template <bool SYM, uint32_t THREADS>
struct M2Lds {
    using elem_t = typename std::conditional<SYM, uint16_t, uint8_t>::type;
    using G = M2<THREADS>;
    static constexpr uint32_t RING_BYTES = ((G::RING + 64) * (uint32_t)sizeof(elem_t) + 15u) & ~15u;
    static constexpr uint32_t P_BYTES = G::PASSES * 4 * THREADS * 2;
    static constexpr uint32_t XC_BYTES = (G::NC + 4) * 8;
    static constexpr uint32_t SW_BYTES = 2 * G::WAVES * 4;
    static constexpr uint32_t BYTES = RING_BYTES + P_BYTES + XC_BYTES + SW_BYTES;
};
template <bool SYM, uint32_t THREADS, bool DYN = false, bool DICT = false>
__device__ __forceinline__ void materialize2_body(const uint8_t *__restrict__ in, const BlkEmit *__restrict__ jobs,
                                                  const BlkUnits *__restrict__ units,
                                                  const uint32_t *__restrict__ codes,
                                                  typename std::conditional<SYM, uint16_t, uint8_t>::type *__restrict__ out,
                                                  uint32_t njobs, uint64_t *__restrict__ dbg,
                                                  const uint8_t *__restrict__ dict_end = nullptr) {
    using elem_t = typename std::conditional<SYM, uint16_t, uint8_t>::type;
    using G = M2<THREADS>;
    using LD = M2Lds<SYM, THREADS>;
    constexpr uint32_t WAVES = G::WAVES, TILE = G::TILE, RING = G::RING, PASSES = G::PASSES, NC = G::NC;
    constexpr uint32_t EPD = 4 / sizeof(elem_t);
    elem_t *ring;
    uint16_t *P;
    uint2 *XC;
    uint32_t *s_w;
    if constexpr (DYN) {
        extern __shared__ __attribute__((aligned(16))) uint8_t m2_dyn[];
        ring = (elem_t *)m2_dyn;
        P = (uint16_t *)(m2_dyn + LD::RING_BYTES);
        XC = (uint2 *)(m2_dyn + LD::RING_BYTES + LD::P_BYTES);
        s_w = (uint32_t *)(m2_dyn + LD::RING_BYTES + LD::P_BYTES + LD::XC_BYTES);
    } else {
        __shared__ __attribute__((aligned(16))) elem_t ring_s[RING + 64];
        __shared__ __attribute__((aligned(8))) uint16_t P_s[PASSES * 4 * THREADS];
        __shared__ __attribute__((aligned(16))) uint2 XC_s[G::NC + 4];
        __shared__ uint32_t s_w_s[2 * WAVES];
        ring = ring_s; P = P_s; XC = XC_s; s_w = s_w_s;
    }
    const uint32_t bidx = blockIdx.x % njobs, u = blockIdx.x / njobs;
    const BlkEmit job = jobs[bidx];
    const uint32_t tid = threadIdx.x, lane = tid & 63, wave = tid >> 6;
    if (job.btype == 0) {
        if (u != 0) return;
        elem_t *o = out + job.out_off;
        const uint8_t *src = in + (job.data_bit >> 3);
        for (uint64_t k = tid; k < job.n_out; k += THREADS) o[k] = src[k];
        return;
    }
    const BlkUnits *U = &units[bidx];
    if (u >= (SYM ? U->fn : U->n)) return;
    const uint32_t c0 = SYM ? U->fcode0[u] : U->code0[u], c1 = SYM ? U->fcode0[u + 1] : U->code0[u + 1];
    const uint64_t ob = SYM ? U->fout0[u] : U->out0[u];
    const uint64_t gbase = job.out_off + ob;
    elem_t *o = out + gbase;
    const uint32_t *cp = codes + job.code_off + c0;
    const uint32_t n = c1 - c0;
    const uint32_t hist = SYM ? 32768u : (u == 0 && job.preload) ? (uint32_t)(job.hist < 32768 ? job.hist : 32768) : 0;
    const uint32_t shift = (uint32_t)((gbase - hist) & (EPD - 1)) + hist;
    if constexpr (DICT && !SYM) {
        const uint64_t own = job.hist - job.dict_len;
        for (uint32_t k = tid; k < hist; k += THREADS) {
            const uint32_t back = hist - k;
            ring[shift - hist + k] = back <= own ? o[-(int64_t)back] : dict_end[(int64_t)own - (int64_t)back];
        }
    } else
    for (uint32_t k = tid; k < hist; k += THREADS)
        ring[shift - hist + k] = SYM ? (elem_t)(256 + k) : (elem_t)o[(int64_t)k - (int64_t)hist];
    if (tid < 4) XC[NC + tid] = make_uint2(0xFFFFFFFFu, 0u);
    uint64_t produced = 0, flushed = 0;
    uint32_t tr = shift;
    uint32_t fr = shift;
    uint32_t base = 0, ntiles = 0, nrounds = 0;
    uint32_t cw0 = 2 * tid < n ? cp[2 * tid] : 0u, cw1 = 2 * tid + 1 < n ? cp[2 * tid + 1] : 0u;
    const uint64_t t0 = dbg ? clock64() : 0;
    while (base < n) {
        if ((ntiles & (M2_PRIO_TILES - 1)) == 0) {
            switch (((ntiles / M2_PRIO_TILES) + u) & 3u) {
            case 0: __builtin_amdgcn_s_setprio(0); break;
            case 1: __builtin_amdgcn_s_setprio(1); break;
            case 2: __builtin_amdgcn_s_setprio(2); break;
            default: __builtin_amdgcn_s_setprio(3); break;
            }
        }
        ntiles++;
        const uint32_t i = base + 2 * tid;
        const uint32_t len0 = i < n ? ((cw0 & 0xFFFFu) ? cw0 >> 16 : 1u) : 0u;
        const uint32_t len1 = i + 1 < n ? ((cw1 & 0xFFFFu) ? cw1 >> 16 : 1u) : 0u;
        uint32_t x = wave_inclusive_sum(len0 + len1);
        if (lane == 63) s_w[wave] = x;
        __syncthreads();
        uint32_t tot = 0, cum[WAVES];
#pragma unroll
        for (uint32_t j = 0; j < WAVES; ++j) {
            const uint32_t wj = s_w[j];
            x += j < wave ? wj : 0u;
            tot += wj;
            cum[j] = tot;
        }
        *(uint4 *)&XC[2 * tid] = make_uint4(x - len1, cw0, x, cw1);
        if (tot > TILE) {
            const uint32_t cnt = (uint32_t)__popcll(__ballot(x - len1 <= TILE)) + (uint32_t)__popcll(__ballot(x <= TILE));
            if (lane == 0) s_w[WAVES + wave] = cnt;
        }
        __syncthreads();
        uint32_t take = NC, total = tot;
        if (tot > TILE) {
            take = 0;
#pragma unroll
            for (uint32_t j = 0; j < WAVES; ++j) take += s_w[WAVES + j];
            total = XC[take - 1].x;
        }
        const uint32_t j0 = 2 * tid + take, j1 = j0 + 1;
        const uint32_t rf0 = (j0 >= NC && base + j0 < n) ? cp[base + j0] : 0u;
        const uint32_t rf1 = (j1 >= NC && base + j1 < n) ? cp[base + j1] : 0u;
        uint32_t pp[PASSES][4];
        bool pend = false;
        auto round0 = [&](auto periodic_tag) {
        constexpr bool PERIODIC = decltype(periodic_tag)::value;
#pragma unroll
        for (uint32_t ps = 0; ps < PASSES; ++ps) {
            const uint32_t b = ps * 4 * THREADS + 4 * tid;
#pragma unroll
            for (uint32_t q = 0; q < 4; ++q) pp[ps][q] = M2_DONE;
            if (ps == 0 || __ballot(b < total)) {
                uint32_t k = 0;
#pragma unroll
                for (uint32_t j = 0; j + 1 < WAVES; ++j) k += cum[j] <= b ? 128u : 0u;
#pragma unroll
                for (uint32_t step = 64; step; step >>= 1) k += XC[k + step - 1].x <= b ? step : 0u;
                uint32_t src[4], dst[4], cwq[4];
                bool lit[4], fin[4];
#pragma unroll
                for (uint32_t q = 0; q < 4; ++q) {
                    const uint32_t bi = b + q;
                    if (q) k += bi >= cwq[q - 1] ? 1u : 0u;
                    const uint2 xc = XC[k];
                    const uint32_t d = xc.y & 0xFFFFu;
                    const uint32_t t = m2_wrap<RING>(tr + bi);
                    const bool in = bi < total;
                    lit[q] = d == 0;
                    uint32_t tgt = bi, tt = t;
                    if constexpr (PERIODIC) {
                        const uint32_t s0 = xc.x - (xc.y >> 16);
                        const uint32_t off = bi - s0;
                        if (d != 0 && off >= d) {
                            uint32_t r = off - d * (uint32_t)((float)off * __builtin_amdgcn_rcpf((float)d));
                            r = r >= d ? r - d : r;
                            tgt = s0 + r;
                            tt = m2_wrap<RING>(tr + tgt);
                        }
                    }
                    fin[q] = lit[q] || d > tgt;
                    src[q] = (d > tgt && in) ? m2_back<RING>(tt, d) : t;
                    dst[q] = in ? t : RING + (tid & 63u);
                    pp[ps][q] = (fin[q] || !in) ? M2_DONE : tgt - d;
                    cwq[q] = xc.x;
                    src[q] |= xc.y & 0xFFFF0000u;
                }
                uint32_t hv[4];
#pragma unroll
                for (uint32_t q = 0; q < 4; ++q) hv[q] = ring[src[q] & 0xFFFFu];
#pragma unroll
                for (uint32_t q = 0; q < 4; ++q) ring[dst[q]] = (elem_t)(lit[q] ? src[q] >> 16 : hv[q]);
                pend |= (pp[ps][0] & pp[ps][1] & pp[ps][2] & pp[ps][3]) != M2_DONE;
            }
            *(uint64_t *)&P[b] = (uint64_t)pp[ps][0] | (uint64_t)pp[ps][1] << 16 | (uint64_t)pp[ps][2] << 32 | (uint64_t)pp[ps][3] << 48;
        }
        };
        if (take * 8 < total) round0(std::true_type{}); else round0(std::false_type{});
        __syncthreads();
        while (__ballot(pend)) {
            nrounds++;
            if (pend) {
#pragma unroll
                for (uint32_t ps = 0; ps < PASSES; ++ps) {
                    const uint32_t b = ps * 4 * THREADS + 4 * tid;
                    if (ps && (pp[ps][0] & pp[ps][1] & pp[ps][2] & pp[ps][3]) == M2_DONE) continue;
                    uint32_t nx[4], hv[4], jj[4];
#pragma unroll
                    for (uint32_t q = 0; q < 4; ++q) {
                        jj[q] = pp[ps][q] != M2_DONE ? pp[ps][q] : b + q;
                        nx[q] = P[jj[q]];
                    }
                    asm volatile("" ::: "memory");
#pragma unroll
                    for (uint32_t q = 0; q < 4; ++q) hv[q] = ring[m2_wrap<RING>(tr + jj[q])];
#pragma unroll
                    for (uint32_t q = 0; q < 4; ++q) {
                        ring[m2_wrap<RING>(tr + b + q)] = (elem_t)hv[q];
                        pp[ps][q] = nx[q];
                    }
                    asm volatile("" ::: "memory");
                    *(uint64_t *)&P[b] = (uint64_t)nx[0] | (uint64_t)nx[1] << 16 | (uint64_t)nx[2] << 32 | (uint64_t)nx[3] << 48;
                }
                pend = false;
#pragma unroll
                for (uint32_t ps = 0; ps < PASSES; ++ps) pend |= (pp[ps][0] & pp[ps][1] & pp[ps][2] & pp[ps][3]) != M2_DONE;
            }
        }
        __syncthreads();
        const uint64_t upto = produced + total;
        base += take;
        const bool last = base >= n;
        if ((gbase + flushed) & (EPD - 1)) {
            uint32_t hb = EPD - (uint32_t)((gbase + flushed) & (EPD - 1));
            if (hb > upto - flushed) hb = (uint32_t)(upto - flushed);
            if (tid < hb) o[flushed + tid] = ring[m2_wrap<RING>(fr + tid)];
            flushed += hb;
            fr = m2_wrap<RING>(fr + hb);
        }
        const uint32_t ndw = (uint32_t)((upto - flushed) / EPD);
        uint32_t *o32 = (uint32_t *)(o + flushed);
        for (uint32_t k = tid; k < ndw; k += THREADS) o32[k] = *(const uint32_t *)&ring[m2_wrap<RING>(fr + EPD * k)];
        flushed += (uint64_t)EPD * ndw;
        fr = m2_wrap<RING>(fr + EPD * ndw);
        if (last) {
            const uint32_t rest = (uint32_t)(upto - flushed);
            if (tid < rest) o[flushed + tid] = ring[m2_wrap<RING>(fr + tid)];
            flushed = upto;
        }
        produced = upto;
        tr = m2_wrap<RING>(tr + total);
        cw0 = j0 < NC ? XC[j0].y : rf0;
        cw1 = j1 < NC ? XC[j1].y : rf1;
    }
    if (!SYM && dbg && tid == 0) {
        uint64_t *d = dbg + ((uint64_t)bidx * MAX_UNITS + u) * 8;
        d[0] = clock64() - t0; d[1] = ntiles; d[2] = nrounds; d[3] = 0; d[4] = n; d[5] = produced; d[6] = wall_clock64();
    }
}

______________________________

● WHAT IS EXPECTED: Please show the lines of the material that contain the string "upto".

● EXERCISE OUTPUT:
        const uint64_t upto = produced + total;
            if (hb > upto - flushed) hb = (uint32_t)(upto - flushed);
        const uint32_t ndw = (uint32_t)((upto - flushed) / EPD);
            const uint32_t rest = (uint32_t)(upto - flushed);
            flushed = upto;
        produced = upto;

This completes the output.